==== Supplied information ====

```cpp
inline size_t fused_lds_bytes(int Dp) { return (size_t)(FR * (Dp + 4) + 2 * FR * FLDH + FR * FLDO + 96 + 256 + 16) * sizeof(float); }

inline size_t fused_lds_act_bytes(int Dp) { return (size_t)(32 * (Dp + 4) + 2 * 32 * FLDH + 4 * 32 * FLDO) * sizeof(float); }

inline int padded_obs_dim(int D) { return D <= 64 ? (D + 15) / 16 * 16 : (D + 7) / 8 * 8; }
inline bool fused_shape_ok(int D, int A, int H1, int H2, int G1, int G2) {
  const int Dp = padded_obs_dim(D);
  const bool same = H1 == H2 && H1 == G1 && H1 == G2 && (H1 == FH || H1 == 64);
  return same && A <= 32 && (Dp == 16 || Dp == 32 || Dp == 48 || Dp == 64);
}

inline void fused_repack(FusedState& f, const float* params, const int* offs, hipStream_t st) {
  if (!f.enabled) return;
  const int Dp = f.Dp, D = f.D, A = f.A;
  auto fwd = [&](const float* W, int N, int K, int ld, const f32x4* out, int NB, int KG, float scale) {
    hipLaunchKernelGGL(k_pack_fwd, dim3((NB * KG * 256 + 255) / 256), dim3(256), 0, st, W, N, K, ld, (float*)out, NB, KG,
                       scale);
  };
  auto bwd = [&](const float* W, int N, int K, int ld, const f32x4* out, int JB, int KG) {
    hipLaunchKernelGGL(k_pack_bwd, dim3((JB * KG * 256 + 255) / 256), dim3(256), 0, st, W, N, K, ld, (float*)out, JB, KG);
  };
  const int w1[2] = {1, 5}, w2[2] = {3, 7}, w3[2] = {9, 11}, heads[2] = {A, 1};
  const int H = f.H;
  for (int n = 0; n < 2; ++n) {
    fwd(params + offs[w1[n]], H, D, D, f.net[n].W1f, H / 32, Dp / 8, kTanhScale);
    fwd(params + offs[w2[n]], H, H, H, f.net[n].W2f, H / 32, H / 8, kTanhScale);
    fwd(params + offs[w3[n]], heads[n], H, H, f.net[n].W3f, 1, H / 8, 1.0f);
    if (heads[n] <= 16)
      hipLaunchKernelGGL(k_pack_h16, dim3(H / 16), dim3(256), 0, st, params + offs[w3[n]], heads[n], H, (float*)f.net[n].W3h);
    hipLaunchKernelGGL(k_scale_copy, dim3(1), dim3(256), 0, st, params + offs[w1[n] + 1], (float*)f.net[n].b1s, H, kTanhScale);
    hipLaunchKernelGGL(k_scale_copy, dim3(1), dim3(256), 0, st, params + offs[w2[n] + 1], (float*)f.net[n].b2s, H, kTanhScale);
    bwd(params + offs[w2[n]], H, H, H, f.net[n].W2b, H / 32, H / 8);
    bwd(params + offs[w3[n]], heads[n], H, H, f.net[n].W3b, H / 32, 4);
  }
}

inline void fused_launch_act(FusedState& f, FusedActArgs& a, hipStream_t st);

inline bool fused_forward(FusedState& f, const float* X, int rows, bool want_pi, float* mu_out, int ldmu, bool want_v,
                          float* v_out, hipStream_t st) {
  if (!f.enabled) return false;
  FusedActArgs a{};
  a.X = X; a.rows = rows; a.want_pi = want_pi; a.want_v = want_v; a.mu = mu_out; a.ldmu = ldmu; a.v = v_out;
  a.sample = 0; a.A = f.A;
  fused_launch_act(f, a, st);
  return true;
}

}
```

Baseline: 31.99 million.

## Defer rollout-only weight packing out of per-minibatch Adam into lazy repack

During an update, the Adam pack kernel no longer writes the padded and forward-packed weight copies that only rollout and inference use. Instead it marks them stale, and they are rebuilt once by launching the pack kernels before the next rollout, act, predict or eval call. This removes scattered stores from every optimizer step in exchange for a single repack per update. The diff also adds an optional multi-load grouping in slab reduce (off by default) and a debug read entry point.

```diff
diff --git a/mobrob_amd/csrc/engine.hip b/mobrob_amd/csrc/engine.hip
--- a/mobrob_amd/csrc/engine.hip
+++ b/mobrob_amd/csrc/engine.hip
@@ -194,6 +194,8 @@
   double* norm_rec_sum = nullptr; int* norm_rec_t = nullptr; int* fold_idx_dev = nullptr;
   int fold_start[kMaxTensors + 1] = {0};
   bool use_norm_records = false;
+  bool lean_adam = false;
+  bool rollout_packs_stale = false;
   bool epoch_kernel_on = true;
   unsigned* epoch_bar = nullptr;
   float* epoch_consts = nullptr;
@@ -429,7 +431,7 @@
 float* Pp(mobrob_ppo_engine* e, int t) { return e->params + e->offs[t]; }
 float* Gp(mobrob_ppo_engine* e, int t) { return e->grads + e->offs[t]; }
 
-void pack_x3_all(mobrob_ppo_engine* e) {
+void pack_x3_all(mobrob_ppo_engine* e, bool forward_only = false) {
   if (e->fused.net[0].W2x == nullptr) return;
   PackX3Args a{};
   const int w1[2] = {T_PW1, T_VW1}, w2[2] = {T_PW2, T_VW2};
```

====

Exercise description -
Each record above should be repeated exactly as it appears.

Your solution -
```cpp
inline size_t fused_lds_bytes(int Dp) { return (size_t)(FR * (Dp + 4) + 2 * FR * FLDH + FR * FLDO + 96 + 256 + 16) * sizeof(float); }

inline size_t fused_lds_act_bytes(int Dp) { return (size_t)(32 * (Dp + 4) + 2 * 32 * FLDH + 4 * 32 * FLDO) * sizeof(float); }

inline int padded_obs_dim(int D) { return D <= 64 ? (D + 15) / 16 * 16 : (D + 7) / 8 * 8; }
inline bool fused_shape_ok(int D, int A, int H1, int H2, int G1, int G2) {
  const int Dp = padded_obs_dim(D);
  const bool same = H1 == H2 && H1 == G1 && H1 == G2 && (H1 == FH || H1 == 64);
  return same && A <= 32 && (Dp == 16 || Dp == 32 || Dp == 48 || Dp == 64);
}

inline void fused_repack(FusedState& f, const float* params, const int* offs, hipStream_t st) {
  if (!f.enabled) return;
  const int Dp = f.Dp, D = f.D, A = f.A;
  auto fwd = [&](const float* W, int N, int K, int ld, const f32x4* out, int NB, int KG, float scale) {
    hipLaunchKernelGGL(k_pack_fwd, dim3((NB * KG * 256 + 255) / 256), dim3(256), 0, st, W, N, K, ld, (float*)out, NB, KG,
                       scale);
  };
  auto bwd = [&](const float* W, int N, int K, int ld, const f32x4* out, int JB, int KG) {
    hipLaunchKernelGGL(k_pack_bwd, dim3((JB * KG * 256 + 255) / 256), dim3(256), 0, st, W, N, K, ld, (float*)out, JB, KG);
  };
  const int w1[2] = {1, 5}, w2[2] = {3, 7}, w3[2] = {9, 11}, heads[2] = {A, 1};
  const int H = f.H;
  for (int n = 0; n < 2; ++n) {
    fwd(params + offs[w1[n]], H, D, D, f.net[n].W1f, H / 32, Dp / 8, kTanhScale);
    fwd(params + offs[w2[n]], H, H, H, f.net[n].W2f, H / 32, H / 8, kTanhScale);
    fwd(params + offs[w3[n]], heads[n], H, H, f.net[n].W3f, 1, H / 8, 1.0f);
    if (heads[n] <= 16)
      hipLaunchKernelGGL(k_pack_h16, dim3(H / 16), dim3(256), 0, st, params + offs[w3[n]], heads[n], H, (float*)f.net[n].W3h);
    hipLaunchKernelGGL(k_scale_copy, dim3(1), dim3(256), 0, st, params + offs[w1[n] + 1], (float*)f.net[n].b1s, H, kTanhScale);
    hipLaunchKernelGGL(k_scale_copy, dim3(1), dim3(256), 0, st, params + offs[w2[n] + 1], (float*)f.net[n].b2s, H, kTanhScale);
    bwd(params + offs[w2[n]], H, H, H, f.net[n].W2b, H / 32, H / 8);
    bwd(params + offs[w3[n]], heads[n], H, H, f.net[n].W3b, H / 32, 4);
  }
}

inline void fused_launch_act(FusedState& f, FusedActArgs& a, hipStream_t st);

inline bool fused_forward(FusedState& f, const float* X, int rows, bool want_pi, float* mu_out, int ldmu, bool want_v,
                          float* v_out, hipStream_t st) {
  if (!f.enabled) return false;
  FusedActArgs a{};
  a.X = X; a.rows = rows; a.want_pi = want_pi; a.want_v = want_v; a.mu = mu_out; a.ldmu = ldmu; a.v = v_out;
  a.sample = 0; a.A = f.A;
  fused_launch_act(f, a, st);
  return true;
}

}
```

Baseline: 31.99 million.

## Defer rollout-only weight packing out of per-minibatch Adam into lazy repack

During an update, the Adam pack kernel no longer writes the padded and forward-packed weight copies that only rollout and inference use. Instead it marks them stale, and they are rebuilt once by launching the pack kernels before the next rollout, act, predict or eval call. This removes scattered stores from every optimizer step in exchange for a single repack per update. The diff also adds an optional multi-load grouping in slab reduce (off by default) and a debug read entry point.

```diff
diff --git a/mobrob_amd/csrc/engine.hip b/mobrob_amd/csrc/engine.hip
--- a/mobrob_amd/csrc/engine.hip
+++ b/mobrob_amd/csrc/engine.hip
@@ -194,6 +194,8 @@
   double* norm_rec_sum = nullptr; int* norm_rec_t = nullptr; int* fold_idx_dev = nullptr;
   int fold_start[kMaxTensors + 1] = {0};
   bool use_norm_records = false;
+  bool lean_adam = false;
+  bool rollout_packs_stale = false;
   bool epoch_kernel_on = true;
   unsigned* epoch_bar = nullptr;
   float* epoch_consts = nullptr;
@@ -429,7 +431,7 @@
 float* Pp(mobrob_ppo_engine* e, int t) { return e->params + e->offs[t]; }
 float* Gp(mobrob_ppo_engine* e, int t) { return e->grads + e->offs[t]; }
 
-void pack_x3_all(mobrob_ppo_engine* e) {
+void pack_x3_all(mobrob_ppo_engine* e, bool forward_only = false) {
   if (e->fused.net[0].W2x == nullptr) return;
   PackX3Args a{};
   const int w1[2] = {T_PW1, T_VW1}, w2[2] = {T_PW2, T_VW2};
```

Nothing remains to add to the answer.